━━ Extracted material

template <int MODEL, typename OutT, bool FUSED>
__global__ __launch_bounds__(kThreads) void k_score(ScoreParams p) {
  extern __shared__ __align__(16) unsigned char smem_raw[];
  const int bs = p.block_songs;
  const ScoreLds L = score_lds(bs, FUSED ? p.n_tr : 0, p.topk, p.n_tiles, FUSED ? 0 : p.n_chunks);
  unsigned long long* acc = reinterpret_cast<unsigned long long*>(smem_raw + L.acc);
  unsigned* heard = reinterpret_cast<unsigned*>(smem_raw + L.heard);
  long long* wk = reinterpret_cast<long long*>(smem_raw + L.wk);
  int* ws = reinterpret_cast<int*>(smem_raw + L.ws);
  long long* fk = reinterpret_cast<long long*>(smem_raw + L.fk);
  int* fs = reinterpret_cast<int*>(smem_raw + L.fs);
  int* flag = reinterpret_cast<int*>(smem_raw + L.flag);

  int tile = blockIdx.x;
  int bu = blockIdx.y;
  if (p.xcd_remap) {
    const int lin = blockIdx.y * gridDim.x + blockIdx.x;
    const int slot = lin >> 3;
    bu = (slot / p.n_tiles) * 8 + (lin & 7);
    tile = slot % p.n_tiles;
    if (bu >= p.n_users) return;
  }
  const int u = p.user0 + bu;
  const int tid = threadIdx.x;
  const int blo = p.song_lo + tile * bs;
  const int bhi = min(p.song_hi, blo + bs);
  const int bw = bhi - blo;
  const double two_f = ldexp(1.0, p.frac_bits);
#ifdef MR_STAMPS
  long long* sb = p.stamps ? p.stamps + ((size_t)blockIdx.y * gridDim.x + blockIdx.x) * kStampSlots : nullptr;
#endif
  MR_STAMP(0);

  for (int i = tid; i < bw; i += kThreads) acc[i] = 0ull;
  for (int i = tid; i < bs / 32; i += kThreads) heard[i] = 0u;
  const long long t0 = p.te_off[u], t1 = p.te_off[u + 1];
  const bool sched = FUSED && p.te_sched != nullptr;
  constexpr int kSE = MR_SCHED_SE;
  long long se0 = 0, se1 = 0;
  int hs0 = -1;
  uint2 sc1[kSE];
  if (sched) {
    se0 = p.sched_off[u];
    se1 = p.sched_off[u + 1];
    if (t1 > t0) hs0 = p.te_songs[min(t0 + tid, t1 - 1)];
    if (se1 > se0) {
#pragma unroll
      for (int r = 0; r < kSE; ++r) sc1[r] = p.te_sched[min(se0 + tid + (long long)r * kThreads, se1 - 1)];
    }
  }
  double sc[kFusedPre];
#pragma unroll
  for (int j = 0; j < kFusedPre; ++j) {
    const int i = tid + j * kThreads;
    sc[j] = (MODEL == MR_IBM && i < bw) ? p.sqrt_c[blo + i] : 1.0;
  }

  if (FUSED) {
    const int e0 = p.toff[(size_t)tile * p.n_tr], e1 = p.toff[(size_t)(tile + 1) * p.n_tr];
    unsigned pk[kFusedPre];
#pragma unroll
    for (int j = 0; j < kFusedPre; ++j) {
      const int i = e0 + tid + j * kThreads;
      pk[j] = i < e1 ? p.tpack[i] : 0xffffffffu;
    }
    double str[kFusedPre];
#pragma unroll
    for (int r = 0; r < kFusedPre; ++r) {
      const int v = tid + r * kThreads;
      str[r] = (MODEL == MR_UBM && v < p.n_tr) ? p.sqrt_tr[v] : 1.0;
    }
    unsigned long long* Y = reinterpret_cast<unsigned long long*>(smem_raw + L.y);
    int v[kSE];
    unsigned long long wv[kSE];
    auto gather = [&]() {
#pragma unroll
      for (int r = 0; r < kSE; ++r) {
        v[r] = p.trs_users[sc1[r].x];
        wv[r] = (MODEL == MR_IBM) ? (unsigned long long)p.te_q[t0 + sc1[r].y] : 1ull;
      }
    };
    const bool any = sched && se1 > se0;
    for (int i = tid; i < p.n_tr; i += kThreads) Y[i] = 0ull;
    __syncthreads();
    if (sched) {
      if (any) gather();
      auto mark = [&](int s2) {
        if (s2 >= blo && s2 < bhi) atomicOr(&heard[(s2 - blo) >> 5], 1u << ((s2 - blo) & 31));
      };
      if (t0 + tid < t1) mark(hs0);
      for (long long i = t0 + tid + kThreads; i < t1; i += kThreads) mark(p.te_songs[i]);
#ifdef MR_STAMPS
      stamp_at(sb, 10);
#endif
      for (long long i0 = se0 + tid; any;) {
#pragma unroll
        for (int r = 0; r < kSE; ++r)
          if (i0 + (long long)r * kThreads < se1) atomicAdd(&Y[v[r]], wv[r]);
        i0 += (long long)kSE * kThreads;
        if (i0 >= se1) break;
#pragma unroll
        for (int r = 0; r < kSE; ++r) sc1[r] = p.te_sched[min(i0 + (long long)r * kThreads, se1 - 1)];
        gather();
      }
#ifdef MR_STAMPS
      stamp_at(sb, 11);
#endif
      __syncthreads();
    } else
    accumulate_neighbours<MODEL>(Y, t0, t1, p.te_songs, p.trs_off, p.trs_users, p.q_song,
                                 reinterpret_cast<long long*>(smem_raw + L.s_lo),
                                 reinterpret_cast<long long*>(smem_raw + L.s_w),
                                 reinterpret_cast<int*>(smem_raw + L.s_pre),
                                 reinterpret_cast<int*>(smem_raw + L.s_scan), heard, blo, bhi, false, 0, 0,
                                 nullptr, 0, 0, p.te_rng, p.te_q,
#ifdef MR_STAMPS
                                 sb
#else
                                 nullptr
#endif
    );
    MR_STAMP(1);
    if (MODEL == MR_UBM) {
      const double rs_u = p.sqrt_te[u];
      for (int v = tid, r = 0; v < p.n_tr; v += kThreads, ++r) {
        const unsigned long long y = Y[v];
        if (y != 0ull) {
          double sv;
          if (r < kFusedPre) {
            sv = str[0];
#pragma unroll
            for (int x = 1; x < kFusedPre; ++x) sv = r == x ? str[x] : sv;
          } else {
            sv = p.sqrt_tr[v];
          }
          Y[v] = (unsigned long long)neighbour_weight<MODEL>(y, rs_u, sv, two_f);
        }
      }
      __syncthreads();
    }
#pragma unroll
    for (int j = 0; j < kFusedPre; ++j) {
      if (pk[j] == 0xffffffffu) continue;
      const unsigned long long y = Y[pk[j] >> 16];
      if (y != 0ull) atomicAdd(&acc[pk[j] & 0xffffu], y);
    }
    for (int i = e0 + tid + kFusedPre * kThreads; i < e1; i += kThreads) {
      const unsigned e = p.tpack[i];
      const unsigned long long y = Y[e >> 16];
      if (y != 0ull) atomicAdd(&acc[e & 0xffffu], y);
    }
  } else {
    __syncthreads();
    for (long long i = t0 + tid; i < t1; i += kThreads) {
      const int s = p.te_songs[i];
      if (s >= blo && s < bhi) atomicOr(&heard[(s - blo) >> 5], 1u << ((s - blo) & 31));
    }
    int* cpre = reinterpret_cast<int*>(smem_raw + L.cpre);
    int* s_scan = reinterpret_cast<int*>(smem_raw + L.s_scan);
    const int nch = p.n_chunks;
    int cnt = 0;
    for (int c0 = 0; c0 < nch; c0 += kThreads) {
      const int cc = c0 + tid;
      const int x = cc < nch ? p.nbr_cnt[(size_t)bu * nch + cc] : 0;
      int tot;
      const int pre = block_excl_scan(x, &tot, s_scan);
      if (cc < nch) cpre[cc] = cnt + pre;
      cnt += tot;
    }
    if (tid == 0) cpre[nch] = cnt;
    __syncthreads();
    MR_STAMP(1);
    const int* nv = p.nbr_v + (size_t)bu * p.cap;
    const long long* nq = p.nbr_q + (size_t)bu * p.cap;
    const int lane = tid & 63, w = tid >> 6;
    unsigned char* stg = smem_raw + L.stg + w * kStgBytes;
    unsigned long long* st_q = reinterpret_cast<unsigned long long*>(stg);
    int* st_a = reinterpret_cast<int*>(stg + kStgItems * 8);
    int* st_pre = st_a + kStgItems;
    constexpr int R = kStgItems / 64;
    constexpr int E = 16;
    const int* toff_t = p.toff + (size_t)tile * p.n_tr;
    int cur = 0;
    auto load_list = [&](int k0, int (&v)[R], unsigned long long (&q)[R]) {
#pragma unroll
      for (int r = 0; r < R; ++r) {
        const int k = k0 + r * 64 + lane;
        v[r] = -1;
        q[r] = 0ull;
        if (k < cnt) {
          while (cur + 1 < nch && cpre[cur + 1] <= k) ++cur;
          const size_t idx = (size_t)cur * p.chunk + (k - cpre[cur]);
          v[r] = nv[idx];
          q[r] = (unsigned long long)nq[idx];
        }
      }
    };
    auto load_offsets = [&](const int (&v)[R], int (&a)[R], int (&b)[R]) {
#pragma unroll
      for (int r = 0; r < R; ++r) {
        a[r] = b[r] = 0;
        if (v[r] >= 0) {
          a[r] = toff_t[v[r]];
          b[r] = toff_t[v[r] + 1];
        }
      }
    };
    const int step = kWaves * kStgItems;
    int v0[R], a0[R], b0[R], v1[R], a1[R], b1[R], v2[R];
    unsigned long long q0[R], q1[R], q2[R];
    int k0 = w * kStgItems;
    load_list(k0, v0, q0);
    load_offsets(v0, a0, b0);
    load_list(k0 + step, v1, q1);
    for (; k0 < cnt; k0 += step) {
      int run = 0;
#pragma unroll
      for (int r = 0; r < R; ++r) {
        const int len = b0[r] - a0[r];
        const int incl = wave_incl_scan(len);
        const int it = r * 64 + lane;
        st_a[it] = a0[r];
        st_pre[it] = run + incl - len;
        st_q[it] = q0[r];
        run += __shfl(incl, 63, 64);
      }
      if (lane == 0) st_pre[kStgItems] = run;
      wave_lds_sync();
      load_offsets(v1, a1, b1);
      load_list(k0 + 2 * step, v2, q2);
      for (int j0 = 0; j0 < run; j0 += 64 * E) {
        int song[E], it[E];
#pragma unroll
        for (int e = 0; e < E; ++e) {
          const int j = j0 + e * 64 + lane;
          song[e] = -1;
          it[e] = 0;
          if (j < run) {
            int lo = 0, hi = kStgItems;
#pragma unroll
            for (int st = 0; st < 8; ++st) {
              const int m = (lo + hi) >> 1;
              if (st_pre[m] <= j) lo = m; else hi = m;
            }
            song[e] = (int)p.tsongs[st_a[lo] + (j - st_pre[lo])];
            it[e] = lo;
          }
        }
#pragma unroll
        for (int e = 0; e < E; ++e)
          if (song[e] >= 0) atomicAdd(&acc[song[e]], st_q[it[e]]);
      }
      wave_lds_sync();
#pragma unroll
      for (int r = 0; r < R; ++r) {
        a0[r] = a1[r]; b0[r] = b1[r]; q0[r] = q1[r];
        v1[r] = v2[r]; q1[r] = q2[r];
      }
    }
  }
  __syncthreads();
  MR_STAMP(2);

  const double inv_f = ldexp(1.0, -p.frac_bits);
  OutT* out = reinterpret_cast<OutT*>(p.dense_out) + (size_t)u * p.width + (blo - p.song_lo);
  long long mk = kKeyNone;
  int ms = INT_MAX;
#pragma unroll
  for (int j = 0; j < kFusedPre; ++j) {
    const int i = tid + j * kThreads;
    if (i < bw) {
      const bool h = (heard[i >> 5] >> (i & 31)) & 1u;
      double score = (double)(long long)acc[i] * inv_f;
      if (MODEL == MR_IBM) score = score / sc[j];
      if (p.dense) out[i] = h ? (OutT)NAN : (OutT)score;
      const long long key = h ? kKeyNone : __double_as_longlong(score);
      acc[i] = (unsigned long long)key;
      if (key > mk) { mk = key; ms = blo + i; }
    }
  }
  for (int i = tid + kFusedPre * kThreads; i < bw; i += kThreads) {
    const bool h = (heard[i >> 5] >> (i & 31)) & 1u;
    double score = (double)(long long)acc[i] * inv_f;
    if (MODEL == MR_IBM) score = score / p.sqrt_c[blo + i];
    if (p.dense) out[i] = h ? (OutT)NAN : (OutT)score;
    const long long key = h ? kKeyNone : __double_as_longlong(score);
    acc[i] = (unsigned long long)key;
    if (key > mk) { mk = key; ms = blo + i; }
  }
  const int k = p.topk;
  if (k <= 0) return;
  __syncthreads();
  MR_STAMP(3);

  auto get_key = [&](int i, long long& key, int& song) {
    key = (long long)acc[i];
    song = blo + i;
  };
  bool thr_done = false;
  long long* ck = p.cand_key + (size_t)u * p.n_tiles * k;
  int* cs = p.cand_song + (size_t)u * p.n_tiles * k;
  TopkDst tdst;
#ifndef MR_TOPK_VIA_LDS
  if (p.n_tiles == 1) {
    tdst.key = p.top_key + (size_t)u * k;
    tdst.song = p.top_song + (size_t)u * k;
    tdst.score = p.top_score + (size_t)u * k;
  } else {
    tdst.key = ck + (size_t)tile * k;
    tdst.song = cs + (size_t)tile * k;
    tdst.sc1 = true;
  }
#endif
  if (!p.topk_lists && k <= kThreads / 16) {
#ifdef MR_STAMPS
    long long* sbt = sb ? sb + 3 : nullptr;
#else
    long long* sbt = nullptr;
#endif
    thr_done = block_topk_threshold<kThreads, decltype(get_key), MR_TILE_ROWS>(
        bw, k, get_key, mk, ms, smem_raw + L.gm, wk, ws, kWaves * kMaxTopK, fk, fs, sbt, tdst);
  }
  const bool direct = thr_done && tdst.key;
  if (thr_done) {
  } else if (bs <= kMaxTopkTile) {
    block_topk(bw, k, get_key, wk, ws, fk, fs);
  } else {
    long long* lk = reinterpret_cast<long long*>(smem_raw + L.acc);
    int* ls = reinterpret_cast<int*>(smem_raw + L.acc + kThreads * k * 8);
    block_topk_wide(bw, k, get_key, lk, ls, wk, ws, fk, fs);
  }
  MR_STAMP(4);

  if (p.n_tiles == 1) {
    if (!direct)
      for (int r = tid; r < k; r += kThreads) {
        const size_t o = (size_t)u * k + r;
        p.top_key[o] = fk[r];
        p.top_song[o] = fs[r];
        p.top_score[o] = fk[r] >= 0 ? __longlong_as_double(fk[r]) : (double)NAN;
      }
    return;
  }

  if (!direct)
    for (int r = tid; r < k; r += kThreads) {
      st_sc1(&ck[(size_t)tile * k + r], fk[r]);
      st_sc1(&cs[(size_t)tile * k + r], fs[r]);
    }
  asm volatile("s_waitcnt vmcnt(0)" ::: "memory");
  __syncthreads();
  if (tid == 0) {
    const unsigned old = __hip_atomic_fetch_add(&p.counter[(size_t)u * kCounterStride], 1u, __ATOMIC_RELAXED,
                                                __HIP_MEMORY_SCOPE_AGENT);
    *flag = (old == (unsigned)(p.n_tiles - 1));
  }
  __syncthreads();
  MR_STAMP(5);
#ifdef MR_STAMPS
  if (tid == 0 && sb)
    sb[15] = (long long)(*flag) | ((long long)__builtin_amdgcn_s_getreg((20 << 0) | (0 << 6) | (3 << 11)) << 8);
#endif
  if (!*flag) return;

  bool merged_direct = false;
  {
    long long* mk = reinterpret_cast<long long*>(smem_raw + L.acc);
    int* ms = reinterpret_cast<int*>(smem_raw + L.acc + L.stage_lists * k * 8);
    const int w = tid >> 6;
    int done = 0, off = 0;
    merged_direct = false;
#ifndef MR_MERGE_VIA_LDS
    const int nck = p.n_tiles * k;
    if (!p.topk_lists && nck <= kThreads && k <= kThreads / 16 && p.merge_rows == 32) {
      long long rk = kKeyNone;
      int rs = INT_MAX;
      if (tid < nck) {
#if MR_MERGE_INTERLEAVE
        const int ci = (tid % p.n_tiles) * k + tid / p.n_tiles;
#else
        const int ci = tid;
#endif
        rk = ld_sc1(&ck[ci]);
        rs = ld_sc1(&cs[ci]);
      }
      MR_STAMP(6);
      auto get_r = [&](int, long long& key, int& song) { key = rk; song = rs; };
      TopkDst mdst;
      mdst.key = p.top_key + (size_t)u * k;
      mdst.song = p.top_song + (size_t)u * k;
      mdst.score = p.top_score + (size_t)u * k;
      merged_direct = block_topk_threshold<kThreads, decltype(get_r), 32>(
          nck, k, get_r, rk >= 0 ? rk : kKeyNone, rk >= 0 ? rs : INT_MAX, smem_raw + L.gm, wk, ws,
          kWaves * kMaxTopK, fk, fs, nullptr, mdst);
      MR_STAMP(8);
    }
#endif
    while (!merged_direct && done < p.n_tiles) {
      const int nl = min(p.n_tiles - done, L.stage_lists - off);
      for (int i0 = tid; i0 < nl * k; i0 += 4 * kThreads) {
        long long lk4[4];
        int ls4[4];
#pragma unroll
        for (int r = 0; r < 4; ++r) {
          const int i = i0 + r * kThreads;
          lk4[r] = kKeyNone;
          ls4[r] = -1;
          if (i < nl * k) {
            lk4[r] = ld_sc1(&ck[(size_t)done * k + i]);
            ls4[r] = ld_sc1(&cs[(size_t)done * k + i]);
          }
        }
#pragma unroll
        for (int r = 0; r < 4; ++r) {
          const int i = i0 + r * kThreads;
          if (i < nl * k) {
            mk[off * k + i] = lk4[r];
            ms[off * k + i] = ls4[r];
          }
        }
      }
      for (int i = tid; i < off * k; i += kThreads) {
        mk[i] = fk[i];
        ms[i] = fs[i];
      }
      __syncthreads();
      MR_STAMP(6);
      bool merged = false;
      TopkDst mdst;
#ifndef MR_TOPK_VIA_LDS
      mdst.key = p.top_key + (size_t)u * k;
      mdst.song = p.top_song + (size_t)u * k;
      mdst.score = p.top_score + (size_t)u * k;
#endif
      if (!p.topk_lists && done == 0 && nl == p.n_tiles && k <= kThreads / 16) {
        auto get_c = [&](int i, long long& key, int& song) { key = mk[i]; song = ms[i]; };
        long long bk;
        int bsg;
        thread_best<kThreads>(nl * k, get_c, bk, bsg);
        if (p.merge_rows == 16)
          merged = block_topk_threshold<kThreads, decltype(get_c), 16>(nl * k, k, get_c, bk, bsg, smem_raw + L.gm,
                                                                      wk, ws, kWaves * kMaxTopK, fk, fs, nullptr, mdst);
        else if (p.merge_rows == 64)
          merged = block_topk_threshold<kThreads, decltype(get_c), 64>(nl * k, k, get_c, bk, bsg, smem_raw + L.gm,
                                                                      wk, ws, kWaves * kMaxTopK, fk, fs, nullptr, mdst);
        else
          merged = block_topk_threshold<kThreads, decltype(get_c), 32>(nl * k, k, get_c, bk, bsg, smem_raw + L.gm,
                                                                      wk, ws, kWaves * kMaxTopK, fk, fs, nullptr, mdst);
      }
      if (!merged) {
        if (w == 0) wave_merge_lists(nl + off, k, mk, ms, fk, fs);
        __syncthreads();
      }
      MR_STAMP(8);
      merged_direct = merged && mdst.key;
      done += nl;
      off = 1;
    }
  }
  if (!merged_direct)
    for (int r = tid; r < k; r += kThreads) {
      const size_t o = (size_t)u * k + r;
      p.top_key[o] = fk[r];
      p.top_song[o] = fs[r];
      p.top_score[o] = fk[r] >= 0 ? __longlong_as_double(fk[r]) : (double)NAN;
    }
  if (tid == 0) p.counter[(size_t)u * kCounterStride] = 0u;
  MR_STAMP(9);
}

━━━━

Scan the lines above for "ls4[r] = -1;" and for "if (!p.topk_lists && done". Repeat exactly the line holding each of them and every line in between.

Final answer
          ls4[r] = -1;
          if (i < nl * k) {
            lk4[r] = ld_sc1(&ck[(size_t)done * k + i]);
            ls4[r] = ld_sc1(&cs[(size_t)done * k + i]);
          }
        }
#pragma unroll
        for (int r = 0; r < 4; ++r) {
          const int i = i0 + r * kThreads;
          if (i < nl * k) {
            mk[off * k + i] = lk4[r];
            ms[off * k + i] = ls4[r];
          }
        }
      }
      for (int i = tid; i < off * k; i += kThreads) {
        mk[i] = fk[i];
        ms[i] = fs[i];
      }
      __syncthreads();
      MR_STAMP(6);
      bool merged = false;
      TopkDst mdst;
#ifndef MR_TOPK_VIA_LDS
      mdst.key = p.top_key + (size_t)u * k;
      mdst.song = p.top_song + (size_t)u * k;
      mdst.score = p.top_score + (size_t)u * k;
#endif
      if (!p.topk_lists && done == 0 && nl == p.n_tiles && k <= kThreads / 16) {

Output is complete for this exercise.